With Search enabled:
- United States (redirect The United States of America) (section Literature, philosophy, and the arts)
- Houston (redirect The Capital of the Sun Belt)
- Minnesota (redirect Symbols of the State of Minnesota)...
Glassan does not appear to be within the top 30,000 results (I checked). The disambiguation page, Glasson, which also contains the target string, is at number 23,600. Search appears to be treating words like the and of as equally important to nouns, and then ranking them according to "meshiness". Removing those words brings Glassan to number 2,048, with the disambiguation page somewhere between 3000 and 3500
In other words, Search supports all the biases of Wikipedia (American articles are linked to more American articles, boosting their ranking), struggles to identify important words and ignores perfect matches.
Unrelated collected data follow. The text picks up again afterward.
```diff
diff --git a/rust/strawboat-gpu/src/ffi.rs b/rust/strawboat-gpu/src/ffi.rs
--- a/rust/strawboat-gpu/src/ffi.rs
+++ b/rust/strawboat-gpu/src/ffi.rs
@@ -195,6 +195,8 @@
     pub fn sb_file_schema(f: *const sb_file, bytes: *mut *const u8, len: *mut u64) -> i32;
     pub fn sb_file_page_rows(f: *mut sb_file, col: u64, rows: *mut u64, cap: u64) -> i32;
     pub fn sb_file_upload(ctx: *mut sb_ctx, f: *mut sb_file, offset: u64, len: u64, d_dst: *mut c_void) -> i32;
+    pub fn sb_file_upload_ranges(ctx: *mut sb_ctx, f: *mut sb_file, offsets: *const u64, lens: *const u64, n: u64,
+                                 d_dst: *mut c_void) -> i32;
 }
 
 #[link(name = "amdhip64")]
```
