# taraak/pita

Hardware: AMD Instinct MI355X
Metric: walker-steps/sec (batch x T) LJ13 @ 65k walkers/GPU (higher is better)
Workload: dtype f32

## Files before the change

### pita_amd/csrc/egnn_common.h

```cpp
#pragma once
#include <cstdlib>

#include "common.h"

namespace pita {

typedef float f32x16 __attribute__((ext_vector_type(16)));
typedef float f32x4 __attribute__((ext_vector_type(4)));

constexpr int EH = 32;
constexpr int PBS = 36;
constexpr int MAT_F = 1024;
enum { M_WA = 0, M_WB, M_W2, M_WC1, M_WN1A, M_WN1B, M_WN2,
       M_WAT, M_WBT, M_W2T, M_WC1T, M_WN1AT, M_WN1BT, M_WN2T, M_COUNT };
enum { V_WRE = 0 , V_B1 = 2, V_B2, V_WATT, V_BC1, V_WC2, V_BN1,
       V_BN2, V_WRF , V_WEF , V_COUNT };
constexpr int VEC_EMB_F = 96;
constexpr int VEC_LAYER_F = V_COUNT * EH + 4;


__device__ __forceinline__ void wave_lds_fence() {
  asm volatile("s_waitcnt lgkmcnt(0)" ::: "memory");
}

// ... 10 lines not shown
  const f32x4* p = reinterpret_cast<const f32x4*>(v);
  f32x4 a = p[0], b = p[1], c = p[2], d = p[3];
  f32x16 r;
  r[0] = a.x; r[1] = a.y; r[2] = a.z; r[3] = a.w;
  r[4] = b.x; r[5] = b.y; r[6] = b.z; r[7] = b.w;
  r[8] = c.x; r[9] = c.y; r[10] = c.z; r[11] = c.w;
  r[12] = d.x; r[13] = d.y; r[14] = d.z; r[15] = d.w;
  return r;
}

typedef short bf16x8 __attribute__((ext_vector_type(8)));
typedef unsigned int u32x4 __attribute__((ext_vector_type(4)));
constexpr int MAT_W = 1536;

template <int PREC>
struct WFrag;

template <>
struct WFrag<0> {
  float wf[16];
  __device__ __forceinline__ void load(const float* __restrict__ m32, const unsigned* __restrict__, int mat, int lane) {
    const f32x4* p = reinterpret_cast<const f32x4*>(m32 + (size_t)mat * MAT_F) + lane;
#pragma unroll
    for (int q = 0; q < 4; ++q) {
      f32x4 v = p[q * 64];
      wf[4 * q + 0] = v.x; wf[4 * q + 1] = v.y; wf[4 * q + 2] = v.z; wf[4 * q + 3] = v.w;
    }
  }
  __device__ __forceinline__ f32x16 mul(const f32x16& in, f32x16 acc) const {
#pragma unroll
    for (int r = 0; r < 16; ++r) acc = __builtin_amdgcn_mfma_f32_32x32x2f32(wf[r], in[r], acc, 0, 0, 0);
    return acc;
  }
};

__device__ __forceinline__ bf16x8 as_bf16x8(u32x4 v) { return __builtin_bit_cast(bf16x8, v); }

template <>
struct WFrag<1> {
  u32x4 w[3][2];
  __device__ __forceinline__ void load(const float* __restrict__, const unsigned* __restrict__ m16, int mat, int lane) {
    const u32x4* p = reinterpret_cast<const u32x4*>(m16 + (size_t)mat * MAT_W) + lane;
#pragma unroll
    for (int pc = 0; pc < 3; ++pc)
#pragma unroll
      for (int st = 0; st < 2; ++st) w[pc][st] = p[(pc * 2 + st) * 64];
  }
  static __device__ __forceinline__ void split(const f32x16& in, u32x4 (&x)[3][2]) {
#pragma unroll
    for (int st = 0; st < 2; ++st)
#pragma unroll
      for (int q = 0; q < 4; ++q) {
        typedef float f32x2_t __attribute__((ext_vector_type(2)));
        const unsigned a = __float_as_uint(in[8 * st + 2 * q]), b = __float_as_uint(in[8 * st + 2 * q + 1]);
        const unsigned a1 = a & 0xFFFF0000u, b1 = b & 0xFFFF0000u;
        const f32x2_t r1 = f32x2_t{__uint_as_float(a), __uint_as_float(b)} - f32x2_t{__uint_as_float(a1), __uint_as_float(b1)};
        const unsigned ar = __float_as_uint(r1.x), br = __float_as_uint(r1.y);
        const unsigned a2 = ar & 0xFFFF0000u, b2 = br & 0xFFFF0000u;
        const f32x2_t r2 = r1 - f32x2_t{__uint_as_float(a2), __uint_as_float(b2)};
        const unsigned a3 = __float_as_uint(r2.x), b3 = __float_as_uint(r2.y);
        x[0][st][q] = __builtin_amdgcn_perm(b1, a1, 0x07060302u);
        x[1][st][q] = __builtin_amdgcn_perm(b2, a2, 0x07060302u);
        x[2][st][q] = __builtin_amdgcn_perm(b3, a3, 0x07060302u);
      }
  }
  __device__ __forceinline__ f32x16 mul_split(const u32x4 (&x)[3][2], f32x16 acc) const {
#pragma unroll
    for (int st = 0; st < 2; ++st) {
      acc = __builtin_amdgcn_mfma_f32_32x32x16_bf16(as_bf16x8(w[2][st]), as_bf16x8(x[0][st]), acc, 0, 0, 0);
      acc = __builtin_amdgcn_mfma_f32_32x32x16_bf16(as_bf16x8(w[0][st]), as_bf16x8(x[2][st]), acc, 0, 0, 0);
      acc = __builtin_amdgcn_mfma_f32_32x32x16_bf16(as_bf16x8(w[1][st]), as_bf16x8(x[1][st]), acc, 0, 0, 0);
      acc = __builtin_amdgcn_mfma_f32_32x32x16_bf16(as_bf16x8(w[1][st]), as_bf16x8(x[0][st]), acc, 0, 0, 0);
      acc = __builtin_amdgcn_mfma_f32_32x32x16_bf16(as_bf16x8(w[0][st]), as_bf16x8(x[1][st]), acc, 0, 0, 0);
      acc = __builtin_amdgcn_mfma_f32_32x32x16_bf16(as_bf16x8(w[0][st]), as_bf16x8(x[0][st]), acc, 0, 0, 0);
    }
    return acc;
  }
  __device__ __forceinline__ f32x16 mul(const f32x16& in, f32x16 acc) const {
    u32x4 x[3][2];
    split(in, x);
    return mul_split(x, acc);
  }
};
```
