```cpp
__global__ void __launch_bounds__(128) k_embed(int N, const int *__restrict__ Z, const ModelW *__restrict__ MW,
                                               float *__restrict__ s0, float *__restrict__ v0) {
    int i = blockIdx.x, m = blockIdx.y, f = threadIdx.x;
    const ModelW &W = MW[m];
    size_t a = (size_t)m * N + i;
    s0[a * F + f] = W.embed[(size_t)Z[i] * F + f];
    v0[(a * 3 + 0) * F + f] = 0.f;
    v0[(a * 3 + 1) * F + f] = 0.f;
    v0[(a * 3 + 2) * F + f] = 0.f;
// ... 612 lines not shown
    const float *e_excl = h->excl_vol ? sv.e_excl : (const float *)nullptr;
    if (!(fused && want_forces)) {
        P.begin(KC_READOUT, st);
        if (fused) launch_readout_mfma(st, N, M, av, MW, sv.s_in[L], e_excl, sv.e_atom);
        else
            hipLaunchKernelGGL(k_readout, g_tile, blk, 0, st, N, H, av, MW, sv.s_in[L], sv.e_excl, h->excl_vol, sv.e_atom,
                               sv.sbar);
        P.end(st);
    }

    if (want_forces) {
        float *sb_buf[2] = {sv.sbar_msg, sv.sbar};
        for (int l = L - 1; l >= 0; --l) {
            float *sbar_msg_l = fused ? sb_buf[(L - 1 - l) & 1] : sv.sbar_msg;
            const float *sbar_msg_up = sb_buf[(L - l) & 1];
            P.begin(KC_UPDATE_BWD, st);
            if (!fused)
                launch_update_bwd_mfma(st, N, M, l, 0, (int)(l == L - 1), av, MW, sv.s_msg[l], sv.v_msg[l], sv.sbar, sv.vbar,
                                       nullptr, nullptr, nullptr, nullptr, sbar_msg_l, sv.vbar_msg, nullptr, nullptr);
            else if (l == L - 1 && fuse_last)
                launch_update_bwd_mfma(st, N, M, l, 3, 1, av, MW, sv.s_msg[l], sv.v_msg[l], nullptr, sv.vbar, nullptr, nullptr,
                                       e_excl, sv.e_atom, sbar_msg_l, sv.vbar_msg, sv.s_in[L], nullptr);
            else if (l == L - 1)
                launch_update_bwd_mfma(st, N, M, l, 1, 1, av, MW, sv.s_msg[l], sv.v_msg[l], nullptr, sv.vbar, sv.s_in[L], nullptr,
                                       e_excl, sv.e_atom, sbar_msg_l, sv.vbar_msg, nullptr, save_of(l));
            else
                launch_update_bwd_mfma(st, N, M, l, 2, 0, av, MW, sv.s_msg[l], sv.v_msg[l], sbar_msg_up, sv.vbar, sv.s_in[l + 1],
                                       sv.phibar, nullptr, nullptr, sbar_msg_l, sv.vbar_msg, nullptr, save_of(l));
            P.end(st);
            sv.sbar_msg_l0 = sbar_msg_l;
            P.begin((l == 0 && l0_fact) ? KC_L0_BWD : KC_EDGE_BWD, st);
            int accumulate = (l != L - 1);
            if (l == 0 && l0_fact) {
                rc = l0_run_reverse(h, G, (int)(L == 1), (int)partial, sbar_msg_l, sv.vbar_msg, sv.gbar);
                if (rc) return rc;
            } else if (l == 0)
                hipLaunchKernelGGL(k_edge_bwd<true>, g_atom, blk, 0, st, N, l, accumulate, MW, G, counters,
                                   h->cutoff, h->excl_vol, h->excl_sigma, h->excl_power, sv.v_in[l], sv.phi[l],
                                   sbar_msg_l, sv.vbar_msg, sv.phibar, sv.vbar, sv.gbar,
                                   (long long)h->slot_cap, -1, (int)partial);
            else {
                for (int cls = 0; cls < EDGE_MFMA_BCLASSES; ++cls)
                    launch_edge_bwd_mfma(st, cls, N, bcls_list[cls], h->n_bclass[cls], M, l, h->max_bclass_atoms[cls], MW, G, counters,
                                         (int)(h->slot_cap - 1), sv.v_in[l], sv.phi[l], sbar_msg_l, sv.vbar_msg, sv.phibar, sv.vbar,
                                         h->d_gpart.as<float>(), (long long)h->slot_cap, n_groups, (L - 1 - l) * per_set,
                                         cls == EDGE_BCLASS_FS16P ? h->d_bundle_subb.as<int4>() : (const int4 *)nullptr,
                                         h->sub_chunk_bwd ? h->sub_chunk_bwd : sub_chunk_max_bwd());
                if (n_gather)
                    hipLaunchKernelGGL(k_edge_bwd<false>, g_atom, blk, 0, st, N, l, accumulate, MW, G, counters,
// ... 49 lines not shown
```

### surface-sampling_amd/csrc/painn_l0.hip

```cpp
#include "mfma16.h"

namespace vssr {

constexpr int KP = 24;
constexpr int TBLK = 4 * KP;

template <int NZ>
__global__ void __launch_bounds__(96)
k_l0_accum(GraphView G, const int *__restrict__ counters, float *__restrict__ T) {
    constexpr int nz = NZ;
    if (counters[2] || !G.act.atom(blockIdx.x)) return;
    const int i = blockIdx.x, comp = threadIdx.x / KP, kap = threadIdx.x % KP;
    float acc[NZ];
#pragma unroll
    for (int z = 0; z < NZ; ++z) acc[z] = 0.f;
    auto erec_c = [&](int idx) -> float4 {
#if defined(__HIP_DEVICE_COMPILE__)
        typedef const f32x4 __attribute__((address_space(4))) *cp;
        const f32x4 v = reinterpret_cast<cp>(reinterpret_cast<uintptr_t>(G.erec))[idx];
        return make_float4(v.x, v.y, v.z, v.w);
#else
        return G.erec[idx];
#endif
    };
// ... 17 lines not shown
            r[u] = G.rho[(size_t)(e + u) * KP + kap];
            zi[u] = (zw >> (8 * u)) & 255;
        }
#pragma unroll
        for (int u = 0; u < 4; ++u) {
            const float uu = comp == 0 ? 1.f : comp == 1 ? er[u].x : comp == 2 ? er[u].y : er[u].z;
            const float val = r[u] * uu;
#pragma unroll
            for (int z = 0; z < NZ; ++z) acc[z] += (z == zi[u]) ? val : 0.f;
        }
    }
#pragma unroll
    for (int z = 0; z < NZ; ++z) T[((size_t)i * nz + z) * TBLK + comp * KP + kap] = acc[z];
}

constexpr int L0_TILE_U4 = 1024;

__global__ void __launch_bounds__(NTHREADS)
k_l0_fwd16(int N, int M, int nz, ActiveView av, const int *__restrict__ counters, const int *__restrict__ Z,
           const int *__restrict__ zlist, const ModelW *__restrict__ MW, const uint4 *__restrict__ A16, int n_embed,
           const float *__restrict__ T, float *__restrict__ s_msg, float *__restrict__ v_msg) {
    extern __shared__ __attribute__((aligned(16))) _Float16 ldsh[];
    if (counters[2]) return;
    const int K = 32 * nz, a0 = blockIdx.x * TA;
    if (!av.tile(min(a0, N - 1), min(a0 + TA - 1, N - 1))) return;
    const Planes Ts = make_planes(ldsh, TA, K), Tv = make_planes(ldsh + plane_halves(TA, K), 3 * TA, K);
    const LaneGeo L;
    SatTrack sat;
    const int lane = threadIdx.x & 63, r = lane & 15, g = lane >> 4;
    for (int t = threadIdx.x; t < TA * nz * 4 * 8; t += NTHREADS) {
        const int k4 = t & 7, comp = (t >> 3) & 3, z = (t >> 5) % nz, a = t / (32 * nz);
        float4 val = make_float4(0.f, 0.f, 0.f, 0.f);
// ... 271 lines not shown
            case 3: hipLaunchKernelGGL(k_l0_accum<3>, dim3(N), dim3(96), 0, st, G, cnt, T); break;
            case 4: hipLaunchKernelGGL(k_l0_accum<4>, dim3(N), dim3(96), 0, st, G, cnt, T); break;
            case 5: hipLaunchKernelGGL(k_l0_accum<5>, dim3(N), dim3(96), 0, st, G, cnt, T); break;
            case 6: hipLaunchKernelGGL(k_l0_accum<6>, dim3(N), dim3(96), 0, st, G, cnt, T); break;
            case 7: hipLaunchKernelGGL(k_l0_accum<7>, dim3(N), dim3(96), 0, st, G, cnt, T); break;
            default: hipLaunchKernelGGL(k_l0_accum<L0_MAX_SPECIES>, dim3(N), dim3(96), 0, st, G, cnt, T); break;
        }
    }
    const size_t lds_fwd = sizeof(_Float16) * (plane_halves(TA, 32 * nz) + plane_halves(3 * TA, 32 * nz));
    hipLaunchKernelGGL(k_l0_fwd16, dim3((N + TA - 1) / TA), dim3(NTHREADS), lds_fwd, st, N, M, nz, G.act, h->d_counters.as<int>(),
                       h->d_Z.as<int>(), h->d_zlist.as<int>(), h->model_table.as<ModelW>(), h->d_l0A.as<uint4>(), h->n_embed,
                       h->d_l0T.as<float>(), s_msg, v_msg);
    return VSSR_OK;
}
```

Tomásdearg92 (talk) 01:16, 21 August 2014 (UTC)
- Bleh. We're actually rolling out a performance improvement now that fixes this. You can (prematurely) enable the performance improvement with a url parameter like so:
- https://en.wikipedia.org/w/index.php?search=the+village+of+the+roses&title=Special%3ASearch&go=Go&cirrusUseAllFields=yes Manybubbles (talk) 16:46, 26 August 2014 (UTC)
- Thank you, it works a lot better all right. I'll probably still just disable the beta version until that improvement has been rolled out - it's a bit too beta for me. Tomásdearg92 (talk) 16:09, 1 September 2014 (UTC)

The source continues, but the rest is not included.